# Messages entrants antidatés



## Tafoun (8 Octobre 2014)

Bonjour à tous,

Depuis quelque temps, je remarque un souci très embêtant pour la gestion de mes messages électroniques.

Sur l'une de mes adresses référencées sur Microsoft Outlook 2011 (14.4.4), je reçois des messages qui sont datés (date d'envoi) du premier jour du mois auxquels ils ont réellement été envoyés.
Voici un petit exemple pour être sûr d'être clair :
Un message que j'ai retiré par Tania le lundi 06.10.14 à 23h02 (date de réception) donne la date d'envoi "mercredi 01.10.14 à 22h53". Il est certain que Tania a effectivement envoyé ce message le 06.10. D'ailleurs, il semble que l'heure d'envoi corresponde à la réalité.

Le pire, c'est que tous les messages envoyés à cette adresse ne réagissent pas de la même manière... Certains conservent leur date réelle d'envoi !

Cela fait plusieurs semaines que j'ai découvert ce problème, mais je n'arrive pas à le résoudre. Surtout, je n'arrive pas à savoir si cela vient de mon hébergeur, de mon Mac (10.9.4) ou d'Outlook.

J'ai supprimé le compte d'Outlook avant de le recréer, mais il n'y a aucune différence.
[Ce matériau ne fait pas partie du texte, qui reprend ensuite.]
+            unsigned long long* zm = zmask + (long long)(b * 17 + 16 * ih) * 128;
+            store_mask32(zm, ma_lo, ma_hi, lane);
+            store_mask32(zm + 32, mb_lo, mb_hi, lane);
+        }
+    } else if (mix_valid) {
         if (S_save) store_rows32(Xs + (k2 * 64 + ih * 32) * XLD4, XLD4, S_save + cb0 + (k2 * 64 + ih * 32) * 64, lane);
         f32x16 acc[2];
 #pragma unroll
@@ -107,42 +237,83 @@
             acc[1] = mfma32(a0, wf1[kk], acc[1]);
         }
         __builtin_amdgcn_wave_barrier();
-#pragma unroll
-        for (int jj = 0; jj < 2; ++jj) {
+        int m_lo = 0, m_hi = 0;
+        static_for<0, 2>([&](auto jj_) {
+            constexpr int jj = decltype(jj_)::value;
             const int o = jj * 32 + l31;
             const float bo = b2[o];
-#pragma unroll
-            for (int e = 0; e < 16; ++e) {
-                const int kh = ih * 32 + mfma32_row(e, lane);
-                const float z = acc[jj][e] + bo;
+            static_for<0, 2>([&](auto g_) {
+                constexpr int g = decltype(g_)::value;
+                float z[8];
+                unsigned long long bm[8];
+#pragma unroll
+                for (int u = 0; u < 8; ++u) {
+                    z[u] = acc[jj][8 * g + u] + bo;
+                    bm[u] = __ballot(z[u] > 0.f);
+                }
                 if (zmask) {
-                    const unsigned long long bm = __ballot(z > 0.f);
-                    if (lane == 0) zmask[(long long)unit * 128 + (((k2 + kpos) * 2 + ih) * 2 + jj) * 16 + e] = bm;
+                    __builtin_amdgcn_sched_barrier(0);
+                    static_for<0, 8>([&](auto u_) {
+                        constexpr int u = decltype(u_)::value;
+                        put_lane<jj * 16 + 8 * g + u>(m_lo, (unsigned)bm[u]);
+                        put_lane<jj * 16 + 8 * g + u>(m_hi, (unsigned)(bm[u] >> 32));
+                    });
+                    __builtin_amdgcn_sched_barrier(0);
                 }
-                Xs[(k2 * 64 + kh) * XLD4 + o] = z > 0.f ? z : 0.f;
-            }
-        }
-    }
-    __syncthreads();
-    {
-        const float* src = Xs + (kwl * 64 + j) * XLD4 + c;
-#pragma unroll
-        for (int m = 0; m < 16; ++m) {
-            re[m] = src[4 * m * XLD4];
-            im[m] = src[4 * m * XLD4 + 32];
+#pragma unroll
+                for (int u = 0; u < 8; ++u) {
+                    const int kh = ih * 32 + mfma32_row(8 * g + u, lane);
+                    Xs[(k2 * 64 + kh) * XLD4 + o] = z[u] > 0.f ? z[u] : 0.f;
+                }
+            });
+        });
+        if (zmask) store_mask32(zmask + (long long)unit * 128 + ((k2 + kpos) * 2 + ih) * 32, m_lo, m_hi, lane);
+    }
+    __syncthreads();
+    {
+        if (packed) {
+#pragma unroll
+            for (int m = 0; m < 16; ++m) {
+                const int k = 4 * m + j;
+                const bool low = m < 8 || (m == 8 && j == 0);
+                const float* u = Xs + (low ? k : 64 - k) * XLD4 + c;
+                const float* v = u + 64 * XLD4;
+                const float sg = low ? 1.f : -1.f;
+                re[m] = fmaf(-sg, v[32], u[0]);
+                im[m] = fmaf(sg, u[32], v[0]);
+            }
+        } else {
+            const float* src = Xs + (kwl * 64 + j) * XLD4 + c;
+#pragma unroll
+            for (int m = 0; m < 16; ++m) {
+                re[m] = src[4 * m * XLD4];
+                im[m] = src[4 * m * XLD4 + 32];
+            }
         }
         __syncthreads();
-        fft64_quad<+1>(re, im, tc, ts, j);
+        fft64_quad<+1>(re, im, tc, ts, qi);
+        const int kw = kw0 + kwl;
+        const bool keep_im = packed || (kw != 0 && kw != 32);
         float* st = Xin + kwl * 4096 + c;
 #pragma unroll
         for (int r = 0; r < 16; ++r) {
             const int h = 16 * j + r;
-            st[h * 64] = re[r] * 0.125f;
-            st[h * 64 + 32] = im[r] * 0.125f;
-        }
-    }
-    __syncthreads();
-    if (mix_valid) store_rows32(Xin + (k2 * 64 + ih * 32) * 64, 64, T + cb0 + (k2 * 64 + ih * 32) * 64, lane);
+            st[h * 64] = re[r];
+            st[h * 64 + 32] = keep_im ? im[r] : 0.f;
+        }
+    }
+    __syncthreads();
+    if (packed) {
+#pragma unroll
+        for (int it = 0; it < 16; ++it) {
+            const int row = ih * 32 + (it & 7) * 4 + (lane >> 4), q = lane & 15, col = it >> 3;
+            const float* s = Xin + row * 64 + col * 32 + 4 * (q & 7);
+            const f32x4 v = q < 8 ? f32x4{s[0], s[1], s[2], s[3]} : f32x4{0.f, 0.f, 0.f, 0.f};
+            *reinterpret_cast<f32x4*>(T + cb0 + (long long)col * 32 * 4096 + row * 64 + 4 * q) = v;
+        }
+    } else if (mix_valid) {
+        store_rows32(Xin + (k2 * 64 + ih * 32) * 64, 64, T + cb0 + (k2 * 64 + ih * 32) * 64, lane);
+    }
 }
 
 __global__ __launch_bounds__(256, 3) void spec_mix_bwd4_kernel(const float* __restrict__ gR, const float* __restrict__ w2,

Petit détail qui peut avoir son importance : j'ai l'impression que ce souci est apparu à partir du moment où j'ai installé la mise à jour 7.1.2 d'iOS. Certains messages reçus sur mon iPhone réagisse bizarrement...

L'adresse est gérée par mon entreprise via un hébergeur. Mais je suis le seul (parmi environ 150) qui subit ce mauvais sort.

Sauriez-vous m'aiguiller sur telle ou telle piste de résolution ?

Merci de votre soutien


----------



## Aliboron (8 Octobre 2014)

Compliqué à démêler, en effet. Outlook utilise les paramétrages système pour l'affichage des dates et il est arrivé que des problèmes du type de celui que tu rencontres soient provoqués par une modification des paramétrage d'affichage des dates et heure dans le panneau de préférences système correspondant (qui n'est pas "Date et heure" mais "Langue et région"). Disons que c'est le premier point à vérifier et qu'il faut revenir aux paramétrages standard si jamais tu as voulu personnaliser quelque chose là dedans.

Sinon, il faut que tu regardes dans le fichier source des messages concerné pour essayer de voir à quel moment le changement de date intervient. C'est un peu difficile à décrypter (surtout que ça s'enchaine du bas vers le haut) mais ça peut donner des indications utiles. 

Note : la méthode la plus simple pour afficher le fichier source, c'est de faire glisser le message vers l'icône de TextEdit dans le Dock.


----------



## pascalformac (8 Octobre 2014)

le probleme pourrait etre à un autre endroit de la chaine d'acheminement, 
 il serait aussi interessant de regarder  date et heure dans l'interface du compte email en ligne
( en theorie le même que dans contenu brut)

edit
je pense que regarder le contenu brut est ce que veut dire Aliboron par "fichier source"


----------



## Tafoun (8 Octobre 2014)

Aliboron a dit:


> Compliqué à démêler, en effet. Outlook utilise les paramétrages système pour l'affichage des dates et il est arrivé que des problèmes du type de celui que tu rencontres soient provoqués par une modification des paramétrage d'affichage des dates et heure dans le panneau de préférences système correspondant (qui n'est pas "Date et heure" mais "Langue et région"). Disons que c'est le premier point à vérifier et qu'il faut revenir aux paramétrages standard si jamais tu as voulu personnaliser quelque chose là dedans.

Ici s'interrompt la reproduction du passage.